When Returns Are Not Filed

Nov 09, 2018


This article will deal with UK corporate annual returns, to Companies House and HMRC.

To answer the question posed by the title, what happens when returns are not filed is that you get penalties and fines. Companies House fines start at £100 and go up to £1500. Ultimately your company may have its assets appropriated by court decree, or be struck off.

Simply put, the state can ultimately instigate court action against the company to retrieve any tax monies it believes it is owed. It may also strike uncooperative companies of the national register, if they do not send in their annual returns.
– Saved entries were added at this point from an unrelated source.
template <int WC, int CC = 12>
__global__ void __launch_bounds__(SB_THREADS) k_batch_sort_staged(const uint32_t* __restrict__ scalars, size_t rows,
                                                                 size_t N, size_t row_stride, size_t col_stride, int c,
                                                                 int W, uint32_t* __restrict__ keys,
                                                                 uint32_t* __restrict__ entries,
                                                                 uint32_t* __restrict__ bstart,
                                                                 uint32_t* __restrict__ bend,
                                                                 uint4* __restrict__ zb) {
  __shared__ uint32_t start[SB_NB + 1];
  __shared__ uint32_t cur[SB_NB];
  __shared__ uint2 stage[SB_STAGE];
  __shared__ uint32_t part[SB_THREADS / 64];
  __shared__ uint32_t pass_lo, pass_hi;
  const size_t nblk = gridDim.x;
  size_t r = blockIdx.x;
  if (nblk % 8 == 0) r = (blockIdx.x % 8) * (nblk / 8) + blockIdx.x / 8;
  if (r >= rows) return;
  const uint32_t nb = 1u << (c - 1);
  const int tid = threadIdx.x;
  for (uint32_t b = tid; b < nb; b += SB_THREADS) cur[b] = 0;
  __syncthreads();
  for (int k = 0; k < SB_SPT; k++) {
    const size_t j = (size_t)tid + (size_t)k * SB_THREADS;
    if (j >= N) break;
    uint32_t sc[8];
    load_scalar(scalars + 8 * (r * row_stride + j * col_stride), sc);
    uint32_t carry = 0;
    if constexpr (WC > 0) {
#pragma unroll
      for (int w = 0; w < WC; w++) {
        const int d = signed_digit(sc, 8, w, CC, WC, carry);
        if (d) atomicAdd(&cur[abs(d) - 1], 1u);
      }
    } else {
      for (int w = 0; w < W; w++) {
        const int d = signed_digit(sc, 8, w, c, W, carry);
        if (d) atomicAdd(&cur[abs(d) - 1], 1u);
      }
    }
  }
  __syncthreads();
  {
    const uint32_t per = (nb + SB_THREADS - 1) / SB_THREADS;
    const uint32_t b0 = tid * per;
    uint32_t local = 0;
    for (uint32_t b = b0; b < b0 + per && b < nb; b++) local += cur[b];
    const int lane = tid & 63, wv = tid >> 6;
    uint32_t incl = local;
    for (int o = 1; o < 64; o <<= 1) {
      const uint32_t v = __shfl_up(incl, o, 64);
      if (lane >= o) incl += v;
    }
    if (lane == 63) part[wv] = incl;
    __syncthreads();
    if (tid == 0) {
      uint32_t run = 0;
      for (int i = 0; i < SB_THREADS / 64; i++) {
        const uint32_t v = part[i];
        part[i] = run;
        run += v;
      }
      start[nb] = run;
    }
    __syncthreads();
    uint32_t run = part[wv] + incl - local;
    for (uint32_t b = b0; b < b0 + per && b < nb; b++) {
      const uint32_t v = cur[b];
      start[b] = run;
      run += v;
    }
  }
  __syncthreads();
  const size_t rowbase = r * N * (size_t)W;
  for (uint32_t b = tid; b < nb; b += SB_THREADS) {
    if (start[b + 1] == start[b]) zero_bucket(zb, r * nb + b);
    bstart[r * nb + b] = (uint32_t)(rowbase + start[b]);
    bend[r * nb + b] = (uint32_t)(rowbase + start[b + 1]);
    cur[b] = start[b];
  }
  const uint32_t total = start[nb];
  if (tid == 0) pass_hi = 0;
  __syncthreads();
  for (;;) {
    if (tid == 0) {
      const uint32_t lo = pass_hi;
      uint32_t hi = lo;
      if (lo < nb) {
        const uint32_t lim = start[lo] + SB_STAGE;
        uint32_t a = lo + 1, z = nb;
        while (a < z) {
          const uint32_t m = (a + z + 1) >> 1;
          if (start[m] <= lim) a = m; else z = m - 1;
        }
        hi = a;
      }
      pass_lo = lo;
      pass_hi = hi;
    }
    __syncthreads();
    const uint32_t lo = pass_lo, hi = pass_hi;
    if (lo >= nb) break;
    const uint32_t p0 = start[lo], cnt = start[hi] - p0;
    const bool direct = cnt > SB_STAGE;
    auto place = [&](int d, int w, size_t j) {
      if (!d) return;
      const uint32_t b = (uint32_t)abs(d) - 1;
      if (b < lo || b >= hi) return;
      const uint32_t pos = atomicAdd(&cur[b], 1u);
      const uint2 e = make_uint2((uint32_t)(r * nb + b), (uint32_t)(w * N + j) | (d < 0 ? 0x80000000u : 0u));
      if (direct) {
        keys[rowbase + pos] = e.x;
        entries[rowbase + pos] = e.y;
      } else {
        stage[pos - p0] = e;
      }
    };
    for (int k = 0; k < SB_SPT; k++) {
      const size_t j = (size_t)tid + (size_t)k * SB_THREADS;
      if (j >= N) break;
      uint32_t sc[8];
      load_scalar(scalars + 8 * (r * row_stride + j * col_stride), sc);
      uint32_t carry = 0;
      if constexpr (WC > 0) {
#pragma unroll
        for (int w = 0; w < WC; w++) place(signed_digit(sc, 8, w, CC, WC, carry), w, j);
      } else {
        for (int w = 0; w < W; w++) place(signed_digit(sc, 8, w, c, W, carry), w, j);
      }
    }
    __syncthreads();
    if (!direct) {
      for (uint32_t i = tid; i < cnt; i += SB_THREADS) {
        const uint2 e = stage[i];
        keys[rowbase + p0 + i] = e.x;
        entries[rowbase + p0 + i] = e.y;
      }
    }
    __syncthreads();
  }
  const uint32_t sent = (uint32_t)(rows * nb);
  for (size_t e = total + tid; e < N * (size_t)W; e += SB_THREADS) keys[rowbase + e] = sent;
}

If returns to HMRC are not submitted after a grace period, HMRC may ‘determine’ what you owe and you will not be able to dispute it. You can only change the amount owed by submitting your tax return.

If a company is struck off, its assets become the property of the state.

That is to say, the UK practices light-touch regulation, but if you do not feed the bureaucratic beast, it will devour your company in quite a mechanical way; nothing personal, just business!

The fines and penalties by HMRC increase in cost over time.

HMRC and Companies House want to keep their databases clean and Her Majesty’s Government wants to get the tax revenue it needs to maintain the state. Cheeky little companies who can’t be bothered to keep proper accounts and pay their dues create an administrative headache and a revenue loss which the state grinds down on, over time.

A bad mistake new companies make is that they think that because they are not trading, they don’t have to do any returns. This is wrong.

Dormant companies still have to do annual returns, which are not much different than if they had been trading and making money. The state still wants to know what you are up to.

One way to not submit returns on time is to miss the reminders that HMRC and Companies House send by letter.

– Make sure that your address provider has your correct forwarding address;
– Make sure that your payments to your address provider are up to date;
– Make sure that your listing at Companies House looks correct.

HMRC ‘pulls’ the latest company address information from the Companies House database. If the address is wrong on there, or you can’t get access to that address, you will not get the important notification letters both HMRC and Companies House send when returns are due.

They also send login codes to get access to their respective websites. If you don’t have these digitally, you have to request them by mail. They will only post them to the registered office of the limited company.

There are 3 yearly returns a company has to do:

1. A Confirmation Statement, to Companies House.

This is the one that is due after you’ve traded for a year. It’s basically an affirmation that what Companies House has in its database about your company is correct.

It’s simple to do and you can do it online. If you fail to do it on time, however, you get a small fine which increases in value the longer the return is not done.

In this way Companies House keeps its database clean and up to date and maintains minimum oversight of UK limited companies.

We offer to do this return for our clients, for a small fee, which includes the fee payable to Companies House.

2. A financial return, to Companies House.

After a year of trading, you have some months for your small company to submit a basic financial return (called Abridged or Micro-entity accounts) to Companies House.

TIP: Sign your company up at HMRC to submit your returns there, as they allow you to submit your finalised return to Companies House at the same time.

This is a huge saver of time and trouble. It also means that your HMRC and Companies House returns will match up!

Keeping accurate financial records can be a headache for a newbie businessman. Mastering two different financial submissions even more so. Making them tally is why people employ accountants. Someone who has reasonable financial knowledge can attempt do their own returns if they have established login access at HMRC for their company.

3. A financial return, to HMRC.

See above.

In this return HMRC will not only collect your financial accounts but also issue you with a tax demand. A mistake new businessmen often make is that they don’t realise the last filing date is also the deadline for the payment of any tax owed!

So it’s smart to prepare and do your returns in good time. As well as the likelihood of getting increasing fines, the emotional stress is unpleasant.

If you are not confident with administration, you should hire a competent accountant to do these returns for you.

Basic, simple returns are not hard for a qualified accountant to do. You can make it easier for him by keeping good financial records, preferably in a spreadsheet.